Дин-Ахмед скончался в начале мая 1578 г. («за неделю до Николина дня вешнего», по донесению гонца — НКС, д. 8, л. 210 об.). На съезде мирз бием был провозглашен Урус. В определенном смысле его право на «большое княженье» было небесспорным. Исмаил намеревался передать бийство сыну Мухаммеду; тот умер, оставив старшего сына — амбициозного Саид-Ахмеда. После Исмаила высший ранг достался следующему по старшинству брату Мухаммеда, Дин-Ахмеду. Тот был дружен со следующим братом, У русом, которого сделал нурадином, и умер, оставив старшего сына, Ураз-Мухаммеда. И вот, минуя череду претендентов, Урус в 1578 г. сумел встать во главе Больших Ногаев.

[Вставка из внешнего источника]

template <int KP, int LN, bool NTS, int NWV>
__global__ __launch_bounds__(NWV * 64, (KP == 1 ? 2 : 1)) void rowgemm_kernel(const mmfm_rowgemm_desc d) {
    constexpr int NT = NWV * 64, NW = NWV;
    __shared__ __attribute__((aligned(16))) char smem[LDS_BYTES + NW * STG_BYTES + BIAS_MAX * 4];
    const int t = threadIdx.x, lane = t & 63, wave = __builtin_amdgcn_readfirstlane(t >> 6), m = lane & 31, h = lane >> 5;
    const int npair = d.N >> 6, cpp = 2 * npair * KP;
    const int64_t npass = (d.R + 32 * NW - 1) / (32 * NW);
    const int my_passes = blockIdx.x < npass ? (int)((npass - 1 - blockIdx.x) / gridDim.x) + 1 : 0;
    if (my_passes == 0) return;
    const uint16_t* W = reinterpret_cast<const uint16_t*>(d.w);
    const int ldw = d.ldw;
// ... 537 lines not shown
    opnd x[16];
    load_rows_lines<4>(stg, x, gbuf(d.x[0], xbytes), row_of(0), ldxb, lane, m, h);
    for (int pi = 0; pi < my_passes; ++pi) {
        const uint32_t wrow0 = row_of(pi);
        const uint32_t nrow0 = pi + 1 < my_passes ? row_of(pi + 1) : (uint32_t)(npass * 32 * NW);
        {
            Lines xl[4];
#pragma unroll
            for (int tp = 0; tp < 4; ++tp) xl[tp] = fetch_lines(XH, wrow0, 512u, 128u * tp, lane);
#pragma unroll
            for (int tp = 0; tp < 4; ++tp) stage_lines(xstash + tp * STG_BYTES, xl[tp], lane);
        }
        float rs = ld4f(RS, (wrow0 + m) * 4u);
        f32x16 acc[8];
#pragma unroll
        for (int tt = 0; tt < 8; ++tt) acc[tt] = zero16();
        for (int q = 0; q < npiece; ++q) {
            const int nq = q + 1 < npiece ? q + 1 : 0;
            const uint32_t nrow = q + 1 < npiece ? wrow0 : nrow0;
            const GBuf XN = gbuf(pick8(d.x, KP == 1 ? nq : nq >> 1), xbytes);
            const uint32_t ncol = KP == 1 ? 0u : 512u * (uint32_t)(nq & 1);
            Lines L[4];
#pragma unroll
            for (int s = 0; s < 4; ++s) L[s] = fetch_lines(XN, nrow, ldxb, ncol + 128u * s, lane);
            opnd xn[16];
#pragma unroll
            for (int tt = 0; tt < 8; ++tt) {
                if (tt == 2) {
#pragma unroll
                    for (int s = 0; s < 4; ++s) {
                        stage_lines(stg, L[s], lane);
#pragma unroll
                        for (int s4 = 0; s4 < 4; ++s4) xn[4 * s + s4] = unstage_opnd(stg, s4, m, h);
                    }
                }
                uint32_t slot;
                if (tt < 2) { RINGA_SYNC(src, slot, 16); acc[tt] = mma16a<4>(slot, fr, x, acc[tt], [&](int g_) { RINGA_PIECE(g_); }); }
                else { RINGA_SYNC(src, slot, 0); acc[tt] = mma16a<4>(slot, fr, x, acc[tt], [&](int g_) { RINGA_PIECE(g_); }); }
            }
#pragma unroll
            for (int s = 0; s < 16; ++s) x[s] = xn[s];
        }
        float s1 = 0.f, s2 = 0.f;
#pragma unroll
        for (int tp = 0; tp < 4; ++tp) {
#pragma unroll
            for (int j = 0; j < 2; ++j) {
                const f32x16 xt = unstage_tile(xstash + tp * STG_BYTES, j, m, h);
#pragma unroll
                for (int i = 0; i < 16; ++i) { s1 += acc[2 * tp + j][i]; s2 = fmaf(acc[2 * tp + j][i], xt[i], s2); }
            }
        }
        s1 = xhalf(s1);
        s2 = xhalf(s2);
        norm_bwd_stats<NORM>(s1, s2, rs);
        Lines rl4[4];
#pragma unroll
        for (int tp = 0; tp < 4; ++tp) rl4[tp] = fetch_lines(RES, wrow0, ldrb, 128u * tp, lane);
#pragma unroll
        for (int tp = 0; tp < 4; ++tp) {
            const Lines& rl = rl4[tp];
            f32x16 o[2];
#pragma unroll
            for (int j = 0; j < 2; ++j) {
                const f32x16 xt = unstage_tile(xstash + tp * STG_BYTES, j, m, h);
#pragma unroll
                for (int i = 0; i < 16; ++i) o[j][i] = rs * (acc[2 * tp + j][i] - s1 - xt[i] * s2);
            }
            stage_lines(stg, rl, lane);
#pragma unroll
            for (int j = 0; j < 2; ++j) {
                const f32x16 r = unstage_tile(stg, j, m, h);
#pragma unroll
                for (int i = 0; i < 16; ++i) o[j][i] += r[i];
            }
            stage_tile(stg, 0, m, h, o[0]);
            stage_tile(stg, 1, m, h, o[1]);
            flush_lines<false>(stg, Y, wrow0, ldyb, 128u * tp, lane);
        }
    }
}
#pragma clang diagnostic pop
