int mww_create(const mww_mixednet_desc* desc, int device, void* stream, mww_ctx** out) {
  if (!desc || !out) return fail(MWW_ERR_INVALID, "null argument");
  const mww_mixednet_desc& d = *desc;
  if (d.n_blocks < 2 || d.n_blocks > MWW_MAX_BLOCKS) return fail(MWW_ERR_INVALID, "n_blocks must be in [2, 8]");
  if (d.conv1_stride < 1 || d.frames < d.conv1_kernel) return fail(MWW_ERR_INVALID, "bad first-conv stride / kernel");
  if (d.conv1_filters <= 0) return fail(MWW_ERR_UNSUPPORTED, "first_conv_filters == 0 is not implemented");
  if (d.max_batch <= 0 || d.frames <= 0) return fail(MWW_ERR_INVALID, "frames and max_batch must be positive");
  std::string why;
  if (!shape_supported(d, &why)) return fail(MWW_ERR_UNSUPPORTED, why);
  mww_ctx* c = new mww_ctx();
  c->d = d;
  {
    int rco = open_device(c, device, stream);
    if (rco) { delete c; return rco; }
  }
  int64_t off = 0, soff = 0;
  c->o_conv1 = off;
  off += (int64_t)d.conv1_kernel * MWW_FEATURE_BINS * d.conv1_filters;
  int t = (d.frames - d.conv1_kernel) / d.conv1_stride + 1, ch = d.conv1_filters;
  c->L.resize(d.n_blocks);
  for (int i = 0; i < d.n_blocks; ++i) {
    Layer& l = c->L[i];
    l.cin = ch;
    l.cout = d.block_filters[i];
    l.k = d.block_kernel[i];
    l.tin = t;
    l.tout = t - (l.k - 1);
    if (l.tout <= 0) { mww_destroy(c); return fail(MWW_ERR_INVALID, "spectrogram too short for the kernel sizes"); }
    l.o_dw_w = off; off += (int64_t)l.k * l.cin;
    l.o_dw_b = off; off += l.cin;
    l.o_pw_w = off; off += (int64_t)l.cin * l.cout;
    l.o_gamma = off; off += l.cout;
    l.o_beta = off; off += l.cout;
    l.o_mm = soff; soff += l.cout;
    l.o_mv = soff; soff += l.cout;
    t = l.tout;
    ch = l.cout;
  }
  c->t_last = t;
  c->c_last = ch;
  c->o_dense_w = off; off += (int64_t)t * ch;
  c->o_dense_b = off; off += 1;
  c->P = off;
  c->S = soff;
  c->dwd_stride = t * ch + 4;
  const size_t mb = (size_t)d.max_batch;
  const int gmax_f = c->n_cu * 4, gmax_b = c->n_cu * 2;
  int rc = 0;
#define A(call) if ((rc = (call)) != 0) { mww_destroy(c); return rc; }
  A(alloc_common(c));
  A(dev_alloc(&c->a0, mb * c->L[0].tin * d.conv1_filters));
#ifndef MWW_G_PINGPONG
#define MWW_G_PINGPONG 1
#endif
  if (MWW_G_PINGPONG) {
    size_t need[2] = {0, 0};
    for (int i = 0; i < d.n_blocks; ++i) need[i & 1] = std::max(need[i & 1], mb * c->L[i].tout * c->L[i].cout);
    for (int par = 0; par < 2; ++par)
      if (need[par]) A(dev_alloc(&c->gbuf[par], need[par]));
  }
  for (int i = 0; i < d.n_blocks; ++i) {
    Layer& l = c->L[i];
    A(dev_alloc(&l.p, mb * l.tout * l.cout));
    if (MWW_G_PINGPONG) l.g = c->gbuf[i & 1];
    else A(dev_alloc(&l.g, mb * l.tout * l.cout));
    A(dev_alloc(&l.stat_part, (size_t)gmax_f * 2 * l.cout));
    A(dev_alloc(&l.gstat_part, (size_t)std::max(gmax_b, c->n_cu * 4) * 2 * l.cout));
    for (int par = 0; par < 2; ++par) {
      A(dev_alloc(&l.facc[par], (size_t)kStatRows * 2 * l.cout));
      A(dev_alloc(&l.gacc[par], (size_t)kStatRows * 2 * l.cout));
    }
    l.grad_part_stride = (l.k + 1) * l.cin + l.cin * l.cout;
    if (i == 0) l.grad_part_stride += d.conv1_kernel * MWW_FEATURE_BINS * d.conv1_filters;
    A(dev_alloc(&l.grad_part, (size_t)gmax_b * l.grad_part_stride));
    A(dev_alloc(&l.bn, (size_t)9 * l.cout));
  }
  {
    std::vector<BnSlots> bn;
    for (int i = 0; i < d.n_blocks; ++i) bn.push_back(BnSlots{c->L[i].o_gamma, c->L[i].o_beta, c->L[i].o_mv, c->L[i].cout});
    A(init_defaults(c, bn));
  }
#undef A
  HIPCHK(hipDeviceSynchronize());
  *out = c;
  return MWW_OK;
}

Эту свою удачу он оценивал очень высоко и постоянно стремился подчеркнуть значимость своего положения. Правда, в отличие, например, от Юсуфа, он обычно не прибегал к вычурной титулатуре, но зато твердо настаивал на статусе независимого сюзерена: как и при Дин-Ахмеде, в источниках не содержится ни единого намека на существование какого-нибудь марионеточного хана в Сарайчуке. Уже в первом своем послании Ивану IV в качестве бия он рекомендуется как «мангытцкий государь» (ИКС, д. 8, л. 230 об.). Урус считал себя владыкой всех пространств Дешт-и Кипчака, собранных в Мангытский юрт его предками: «А которые улусы отец мои и брат собрали, и те в моих руках. А отца моего юрт Волга и Я[ик], и Емъ в моих же руках» (НКС, д. 9, л. 25).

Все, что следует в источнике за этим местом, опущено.